Через некоторое время он или приносил ей угли, или давал семишник, говоря:
– Ступай, купи!.. Украсть нельзя было!
Илья тоже привык к этим отношениям, да и все на дворе как-то не замечали их. Порой Илья и сам, по поручению товарища, крал что-нибудь из кухни или буфета и тащил в подвал к сапожнику. Ему нравилась смуглая и тонкая девочка, такая же сирота, как сам он, а особенно нравилось, что она умеет жить одна и всё делает, как большая. Он любил видеть, как она смеётся, и постоянно старался смешить Машу.
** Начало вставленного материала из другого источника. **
# 3dlg-hcvc/minsu3d

Hardware: AMD Instinct MI355X
Metric: scenes/sec (fwd+bwd) PointGroup on ~150k-pt 2cm voxels (higher is better)
Workload: dtype f32; 1 GPU; PointGroup m=16, synthetic ScanNet-shaped scenes (~144k points, ~106k voxels @2cm each), 4 scenes/GPU/step, grouping+ScoreNet branch on, fwd+loss+bwd+Adam; scenes_per_gpu=4, parallelism=dp1, grouping_inputs=GT labels, GT offsets + N(0,4cm) (random-init net groups nothing)

## Files before the change

### include/minsu3d_hip.h

```cpp
#ifndef MINSU3D_HIP_H
#define MINSU3D_HIP_H
#include <stddef.h>
#include <stdint.h>

#ifdef __cplusplus
extern "C" {
#endif

#define MS3D_E_WORKSPACE 10001
#define MS3D_E_UNSUPPORTED 10002
#define MS3D_E_INTERNAL 10003

typedef void *ms3d_stream_t;

const char *ms3d_version(void);

size_t ms3d_ballquery_workspace_bytes(int n);
int ms3d_ballquery_batch_p(int n, int meanActive, float radius, const float *xyz, const uint8_t *batch_idxs,
                           const int *batch_offsets, int n_scenes, int max_scene_points, int *idx,
                           int *start_len, int *n_active , int *capped ,
                           void *workspace, size_t workspace_bytes, ms3d_stream_t stream);

size_t ms3d_bfs_workspace_bytes(int N);
int ms3d_pg_bfs_cluster(const int16_t *semantic_label, const int *ball_query_idxs, long n_edges ,
// ... 310 lines not shown
                                 void *ev_wg_stop, float *ws_wgrad, ms3d_stream_t wgrad_stream, int join,
                                 float *wgrad_slabs, int *wgrad_deferred_nblk, void *wgrad_deferred_launch, int precision,
                                 ms3d_stream_t stream);
int ms3d_spconv_wgrad_is_bf16x3_g(int Vout, int K, int Cin, int Cout, int offset_list, int submanifold);
int ms3d_spconv_backward_weight_g(const float *in, const float *dout, const int *nbr, int Vin, int Vout, int K, int Cin,
                                  int Cout, float *dW, const float *pre_scale, const float *pre_shift, int pre_relu,
                                  float *partial_ws, const int *ol_kt_start, const int *ol_entries, int submanifold,
                                  int precision, ms3d_stream_t stream);
int ms3d_spconv_layer_backward_g(const float *x, const float *dy, const float *wf_buf, const int *nbr_fwd,
                                 const int *nbr_bwd, int Vin, int Vout, int K, int Cin, int Cout, const float *scale,
                                 const float *shift, const float *mean, const float *invstd, int pre_relu, int training,
                                 int need_dx, float *dx, const float *dx_add, float *dgb, float *dW, float *ws,
                                 const int *ol_fwd_kt_start, const int *ol_fwd_entries, const int *pl_bwd_tile_start,
                                 const int *pl_bwd_entries, void *ev_start, void *ev_stop, void *ev_wg_start,
                                 void *ev_wg_stop, float *ws_wgrad, ms3d_stream_t wgrad_stream, int join,
                                 float *wgrad_slabs, int *wgrad_deferred_nblk, void *wgrad_deferred_launch, int precision,
                                 int submanifold, ms3d_stream_t stream);
size_t ms3d_spconv_wgrad_launch_bytes(void);
int ms3d_spconv_wgrad_is_table_walk(int Vout, int K, int Cin, int Cout, int offset_list);
int ms3d_spconv_wgrad_multi(const void *descs, int n_desc, int total_blocks, int variant, ms3d_stream_t stream);
int ms3d_wgrad_reduce_blocks(long n, const float *slabs, const float *dW, int *wide );
int ms3d_wgrad_reduce_multi(const void *descs, int n_desc, int total_blocks, ms3d_stream_t stream);

int ms3d_bn_stats(const float *x, long V, int C, float eps, float momentum, const float *gamma, const float *beta,
                  float *running_mean, float *running_var, float *mean, float *invstd, float *scale, float *shift,
                  float *partial_ws, int partial_rows, ms3d_stream_t stream);
int ms3d_bn_apply(const float *x, long V, int C, const float *scale, const float *shift, int relu, float *y,
                  ms3d_stream_t stream);
int ms3d_reduce_partials(const float *partial, int nparts, int n, float *out, ms3d_stream_t stream);
int ms3d_column_sum(const float *x, long V, int C, float *partial_ws, int partial_rows, float *out2c, ms3d_stream_t stream);
int ms3d_bn_bwd_apply(const float *dz, const float *x, long V, int C, const float *scale, const float *mean,
                      const float *invstd, const float *s1s2, float *dx, ms3d_stream_t stream);
int ms3d_bn_bwd_reduce_apply(const float *partial, int nparts, const float *dz, const float *x, long V, int C,
                             const float *scale, const float *mean, const float *invstd, const float *add, float *dx,
                             float *s1s2, ms3d_stream_t stream);
int ms3d_bn_bwd_apply_add(const float *dz, const float *x, long V, int C, const float *scale, const float *mean,
                          const float *invstd, const float *s1s2, const float *add, float *dx, ms3d_stream_t stream);
int ms3d_bn_bwd_partial(const float *dy, const float *x, long V, int C, const float *scale, const float *shift,
                        const float *mean, const float *invstd, int relu, float *dz, float *partial_ws,
                        int partial_rows, int *nparts_out , ms3d_stream_t stream);

int ms3d_dense_tile_cells(void);
int ms3d_dense_tile_channels(void);
int ms3d_dense_cell_map(const int *coords, int V, const int *origin , int divisor, int B, int X, int Y, int Z,
                        int *cell_row, int *row_cell, int *counts_dev, int *counts , ms3d_stream_t stream);
int ms3d_dense_scatter(const float *F, long n_rows, long ld, const int *cell_row, const int *row_index, int B, int C, int X,
                       int Y, int Z, float *out , ms3d_stream_t stream);
int ms3d_dense_gather(const float *grid, int B, int C, int X, int Y, int Z, const int *cells, long n, float *out,
                      ms3d_stream_t stream);
size_t ms3d_dense_occupancy_workspace_bytes(void);
int ms3d_dense_occupancy(const float *grid, int B, int C, int X, int Y, int Z, unsigned char *keep, int *rank,
                         int *n_kept , void *workspace, size_t workspace_bytes, ms3d_stream_t stream);
int ms3d_dense_cells_emit(const unsigned char *keep, const int *rank, int B, int X, int Y, int Z, int *out_coords,
                          int *out_cells, ms3d_stream_t stream);

int ms3d_proposal_cross_intersection(const int *pair_point, const int *pair_cluster, int S, int P, int *inter ,
                                     ms3d_stream_t stream);
int ms3d_nms_greedy(const int *inter, const int *order, int P, float threshold, unsigned char *suppressed_ws, int *pick,
                    int *n_pick, ms3d_stream_t stream);

int ms3d_elastic_distort(const double *xyz , int N, float *noise, float *noise_tmp, int bx, int by, int bz,
                         double gran, double mag, double *out , ms3d_stream_t stream);

int ms3d_adam_chunk_elems(void);
int ms3d_adam_step(const int *chunks, int n_chunks, void *const *p_ptrs, const void *const *g_ptrs, void *const *m_ptrs,
                   void *const *v_ptrs, const long *sizes, float lr, float beta1, float beta2, float eps,
                   float weight_decay, double bias_correction1, double bias_correction2, ms3d_stream_t stream);
int ms3d_adam_step_multi(const int *chunks, int n_chunks, void *const *p_ptrs, const void *const *g_ptrs,
                         void *const *m_ptrs, void *const *v_ptrs, const long *sizes, const float *coef, float beta1,
                         float beta2, float eps, float weight_decay, ms3d_stream_t stream);
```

А когда это не удавалось ему – Илья сердился и дразнил девочку:
– Черномазая чумичка!
Она прищуривала глаза и говорила:
– Скуластый чёрт!..
Слово за слово, и они ссорились серьёзно: Маша быстро свирепела и бросалась на Илью с намерением поцарапать его, но он со смехом удовольствия убегал от неё.
Однажды, за картами, он уличил Машу в плутовстве и в ярости крикнул ей:
– Яшкина любовница!
А затем прибавил ещё одно грязное слово, значение которого было известно ему. Яков был тут же. Сначала он засмеялся, но, увидав, что лицо его подруги исказилось от обиды, а на глазах её блестят слёзы, он замолчал и побледнел. И вдруг вскочил со стула, бросился на Илью, ударил его в нос и, схватив его за волосы, повалил на пол. Всё это произошло так быстро, что Илья даже защититься не успел. А когда он, ослеплённый болью и обидой, встал с пола и, наклонив голову, быком пошёл на Якова, говоря ему: «Н-ну, держись! Я тебя…» – он увидал, что Яков жалобно плачет, облокотясь на стол, а Маша стоит около него и говорит тоже со слезами в голосе:
– Не дружись с ним. Он поганый… Он злющий! Они все злые – у него отец в каторге… а дядя горбатый!.. У него тоже горб вырастет! Пакостник ты! – смело наступая на Илью, кричала она. – Дрянь паршивая!.. тряпичная душа! Ну-ка, иди? Как я тебе рожу-то расцарапаю! Ну-ка, сунься!?
Илья не сунулся. Ему стало нехорошо при виде плачущего Якова, которого он не хотел обижать, и было стыдно драться с девчонкой. А она стала бы драться, это он видел. Он ушёл из подвала, не сказав ни слова, и долго ходил по двору, нося в себе тяжёлое, нехорошее чувство. Потом, подойдя к окну Перфишкиной квартиры, он осторожно заглянул в неё сверху вниз. Яков с подругой снова играли в карты. Маша, закрыв половину лица веером карт, должно быть, смеялась, а Яков смотрел в свои карты и нерешительно трогал рукой то одну, то другую. Илье стало грустно. Он походил по двору ещё немного и смело пошёл в подвал.
– Примите меня! – сказал он, подходя к столу. Сердце у него билось, а лицо горело и глаза были опушены. Яков и Маша молчали.
– Я не буду ругаться!.. ей-богу, не буду! – сказал Илья, взглянув на них.
– Ну, уж садись, – эх ты! – сказала Маша. А Яков строго добавил:
– Дурачина! Не маленький… Понимай, что говоришь…
– А как ты меня? – с упрёком сказал Илья Якову.